Data.

:::

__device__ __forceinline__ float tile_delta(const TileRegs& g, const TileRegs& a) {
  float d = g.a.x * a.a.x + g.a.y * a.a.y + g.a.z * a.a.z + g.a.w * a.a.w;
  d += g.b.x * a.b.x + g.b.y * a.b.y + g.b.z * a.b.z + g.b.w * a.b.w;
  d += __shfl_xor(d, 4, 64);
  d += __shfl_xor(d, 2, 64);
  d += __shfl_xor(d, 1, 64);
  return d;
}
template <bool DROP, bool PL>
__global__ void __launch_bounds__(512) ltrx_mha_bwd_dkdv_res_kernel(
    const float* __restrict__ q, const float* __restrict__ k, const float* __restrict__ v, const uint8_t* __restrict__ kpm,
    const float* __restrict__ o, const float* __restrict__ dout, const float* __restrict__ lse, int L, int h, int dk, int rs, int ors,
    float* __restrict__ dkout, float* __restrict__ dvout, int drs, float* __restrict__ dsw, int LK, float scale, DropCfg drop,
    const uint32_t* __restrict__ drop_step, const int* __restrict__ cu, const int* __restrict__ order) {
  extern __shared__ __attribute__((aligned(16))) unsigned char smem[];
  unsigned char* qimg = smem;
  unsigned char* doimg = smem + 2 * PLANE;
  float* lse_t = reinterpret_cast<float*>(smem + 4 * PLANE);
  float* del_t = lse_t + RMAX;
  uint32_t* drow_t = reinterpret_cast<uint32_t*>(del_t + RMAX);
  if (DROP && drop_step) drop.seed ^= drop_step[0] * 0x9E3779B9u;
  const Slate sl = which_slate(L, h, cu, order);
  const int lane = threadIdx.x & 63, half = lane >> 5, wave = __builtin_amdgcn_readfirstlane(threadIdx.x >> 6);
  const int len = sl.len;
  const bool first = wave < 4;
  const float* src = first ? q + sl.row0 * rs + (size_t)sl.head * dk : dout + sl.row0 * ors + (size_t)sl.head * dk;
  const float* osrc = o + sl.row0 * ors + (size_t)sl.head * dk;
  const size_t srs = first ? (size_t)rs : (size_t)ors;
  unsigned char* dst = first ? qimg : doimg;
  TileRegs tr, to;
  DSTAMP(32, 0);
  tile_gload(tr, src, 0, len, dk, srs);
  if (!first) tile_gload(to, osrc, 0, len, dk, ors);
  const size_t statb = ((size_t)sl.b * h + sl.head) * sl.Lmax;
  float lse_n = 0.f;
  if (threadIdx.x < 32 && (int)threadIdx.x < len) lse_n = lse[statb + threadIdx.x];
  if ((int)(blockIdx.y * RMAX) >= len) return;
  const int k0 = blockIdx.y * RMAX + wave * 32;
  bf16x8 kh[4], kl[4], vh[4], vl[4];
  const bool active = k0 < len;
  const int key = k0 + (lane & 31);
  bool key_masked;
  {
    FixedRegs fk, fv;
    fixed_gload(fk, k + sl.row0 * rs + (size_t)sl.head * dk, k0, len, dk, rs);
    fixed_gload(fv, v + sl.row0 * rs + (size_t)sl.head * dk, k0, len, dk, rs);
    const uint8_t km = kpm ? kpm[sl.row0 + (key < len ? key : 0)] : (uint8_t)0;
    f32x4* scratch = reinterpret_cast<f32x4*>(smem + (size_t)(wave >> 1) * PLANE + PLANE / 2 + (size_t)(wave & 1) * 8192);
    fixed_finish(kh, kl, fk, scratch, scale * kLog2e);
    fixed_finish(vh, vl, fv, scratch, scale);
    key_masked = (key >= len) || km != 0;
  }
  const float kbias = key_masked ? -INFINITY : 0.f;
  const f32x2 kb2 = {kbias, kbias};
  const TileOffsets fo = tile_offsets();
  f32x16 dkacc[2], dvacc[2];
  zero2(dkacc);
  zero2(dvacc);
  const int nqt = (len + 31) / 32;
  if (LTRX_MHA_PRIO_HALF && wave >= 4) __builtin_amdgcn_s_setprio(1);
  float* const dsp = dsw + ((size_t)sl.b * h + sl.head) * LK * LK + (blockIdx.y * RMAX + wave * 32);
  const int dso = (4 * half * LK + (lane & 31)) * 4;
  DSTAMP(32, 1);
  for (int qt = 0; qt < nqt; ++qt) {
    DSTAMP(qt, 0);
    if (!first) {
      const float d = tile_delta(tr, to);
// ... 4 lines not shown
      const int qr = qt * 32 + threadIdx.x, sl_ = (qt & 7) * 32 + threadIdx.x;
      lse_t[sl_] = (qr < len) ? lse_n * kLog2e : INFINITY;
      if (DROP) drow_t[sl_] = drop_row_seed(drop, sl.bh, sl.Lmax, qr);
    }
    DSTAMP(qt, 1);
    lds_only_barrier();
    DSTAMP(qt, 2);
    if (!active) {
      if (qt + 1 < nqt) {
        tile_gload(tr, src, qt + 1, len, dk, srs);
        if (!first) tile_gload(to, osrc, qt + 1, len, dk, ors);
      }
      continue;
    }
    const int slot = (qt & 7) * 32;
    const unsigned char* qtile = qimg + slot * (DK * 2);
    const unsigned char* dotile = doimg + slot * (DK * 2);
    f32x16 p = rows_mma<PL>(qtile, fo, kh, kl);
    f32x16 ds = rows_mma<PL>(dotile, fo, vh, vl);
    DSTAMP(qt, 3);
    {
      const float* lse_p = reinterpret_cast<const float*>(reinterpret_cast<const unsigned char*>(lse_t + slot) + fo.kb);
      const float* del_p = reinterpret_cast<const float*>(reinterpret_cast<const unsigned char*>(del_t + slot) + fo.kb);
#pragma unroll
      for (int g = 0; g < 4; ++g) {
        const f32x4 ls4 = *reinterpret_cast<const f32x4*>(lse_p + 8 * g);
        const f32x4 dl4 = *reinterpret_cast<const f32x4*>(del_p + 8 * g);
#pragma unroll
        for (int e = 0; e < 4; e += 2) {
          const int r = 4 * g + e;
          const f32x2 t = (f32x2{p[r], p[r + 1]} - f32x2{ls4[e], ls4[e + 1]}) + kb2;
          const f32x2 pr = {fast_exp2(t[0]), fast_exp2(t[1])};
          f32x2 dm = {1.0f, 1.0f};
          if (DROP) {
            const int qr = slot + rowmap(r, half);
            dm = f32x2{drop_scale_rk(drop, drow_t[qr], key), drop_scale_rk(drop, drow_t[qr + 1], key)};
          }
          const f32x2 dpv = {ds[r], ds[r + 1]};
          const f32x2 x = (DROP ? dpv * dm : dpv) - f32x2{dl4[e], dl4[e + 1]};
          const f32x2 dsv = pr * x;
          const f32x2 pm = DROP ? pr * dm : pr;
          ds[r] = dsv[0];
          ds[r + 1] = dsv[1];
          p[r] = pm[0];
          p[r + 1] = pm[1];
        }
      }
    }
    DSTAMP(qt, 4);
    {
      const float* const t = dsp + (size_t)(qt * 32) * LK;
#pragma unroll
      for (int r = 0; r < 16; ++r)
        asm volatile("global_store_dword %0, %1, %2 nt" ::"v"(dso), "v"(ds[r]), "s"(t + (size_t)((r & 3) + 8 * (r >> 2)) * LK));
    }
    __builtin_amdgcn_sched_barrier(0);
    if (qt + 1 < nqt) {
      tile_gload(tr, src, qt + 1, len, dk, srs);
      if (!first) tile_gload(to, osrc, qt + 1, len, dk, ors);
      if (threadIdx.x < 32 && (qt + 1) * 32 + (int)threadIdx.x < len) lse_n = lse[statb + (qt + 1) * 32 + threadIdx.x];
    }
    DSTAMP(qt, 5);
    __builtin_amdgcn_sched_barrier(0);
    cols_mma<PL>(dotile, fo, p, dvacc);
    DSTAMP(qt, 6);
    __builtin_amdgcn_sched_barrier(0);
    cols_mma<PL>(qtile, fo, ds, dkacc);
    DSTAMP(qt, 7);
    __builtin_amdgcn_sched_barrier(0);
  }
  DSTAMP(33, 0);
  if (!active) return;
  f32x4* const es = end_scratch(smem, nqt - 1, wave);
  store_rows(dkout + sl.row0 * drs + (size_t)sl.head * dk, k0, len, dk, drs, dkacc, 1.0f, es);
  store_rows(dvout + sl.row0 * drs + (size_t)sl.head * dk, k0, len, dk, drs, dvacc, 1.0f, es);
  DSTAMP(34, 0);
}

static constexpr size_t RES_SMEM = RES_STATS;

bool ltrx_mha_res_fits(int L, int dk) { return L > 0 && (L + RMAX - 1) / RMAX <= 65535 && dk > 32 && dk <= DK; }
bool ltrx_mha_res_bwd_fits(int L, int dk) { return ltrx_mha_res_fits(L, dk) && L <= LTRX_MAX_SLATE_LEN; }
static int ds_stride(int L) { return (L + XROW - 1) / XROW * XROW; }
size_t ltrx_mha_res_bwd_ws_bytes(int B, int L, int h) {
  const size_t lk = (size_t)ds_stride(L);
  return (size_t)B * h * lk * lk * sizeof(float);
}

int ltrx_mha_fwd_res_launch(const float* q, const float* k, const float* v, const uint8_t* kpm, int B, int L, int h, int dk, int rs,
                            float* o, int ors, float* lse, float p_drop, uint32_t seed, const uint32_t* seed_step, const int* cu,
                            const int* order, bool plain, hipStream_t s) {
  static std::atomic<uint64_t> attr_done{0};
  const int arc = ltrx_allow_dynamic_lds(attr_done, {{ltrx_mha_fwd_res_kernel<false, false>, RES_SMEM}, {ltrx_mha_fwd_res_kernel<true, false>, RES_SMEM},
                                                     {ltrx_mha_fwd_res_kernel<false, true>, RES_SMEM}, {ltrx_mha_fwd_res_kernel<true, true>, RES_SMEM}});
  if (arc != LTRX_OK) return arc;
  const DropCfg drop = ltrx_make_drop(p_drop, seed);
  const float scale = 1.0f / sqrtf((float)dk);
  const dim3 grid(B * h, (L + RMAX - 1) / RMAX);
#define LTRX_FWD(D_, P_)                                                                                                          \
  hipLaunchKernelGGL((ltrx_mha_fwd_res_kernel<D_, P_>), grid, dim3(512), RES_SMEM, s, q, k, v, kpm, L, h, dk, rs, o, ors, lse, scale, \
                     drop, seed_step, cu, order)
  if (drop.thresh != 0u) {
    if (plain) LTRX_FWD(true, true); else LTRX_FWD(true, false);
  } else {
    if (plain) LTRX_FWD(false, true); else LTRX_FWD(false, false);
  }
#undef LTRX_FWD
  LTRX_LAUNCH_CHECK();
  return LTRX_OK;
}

:::

Problem requirements. Within the data above, the span starting at the line containing "fixed_finish(vh, vl, fv, scratch, scale);" and ending at the line containing "f32x16 dkacc[2], dvacc[2];" is to be retyped exactly, with no other lines.

Written response.
    fixed_finish(vh, vl, fv, scratch, scale);
    key_masked = (key >= len) || km != 0;
  }
  const float kbias = key_masked ? -INFINITY : 0.f;
  const f32x2 kb2 = {kbias, kbias};
  const TileOffsets fo = tile_offsets();
  f32x16 dkacc[2], dvacc[2];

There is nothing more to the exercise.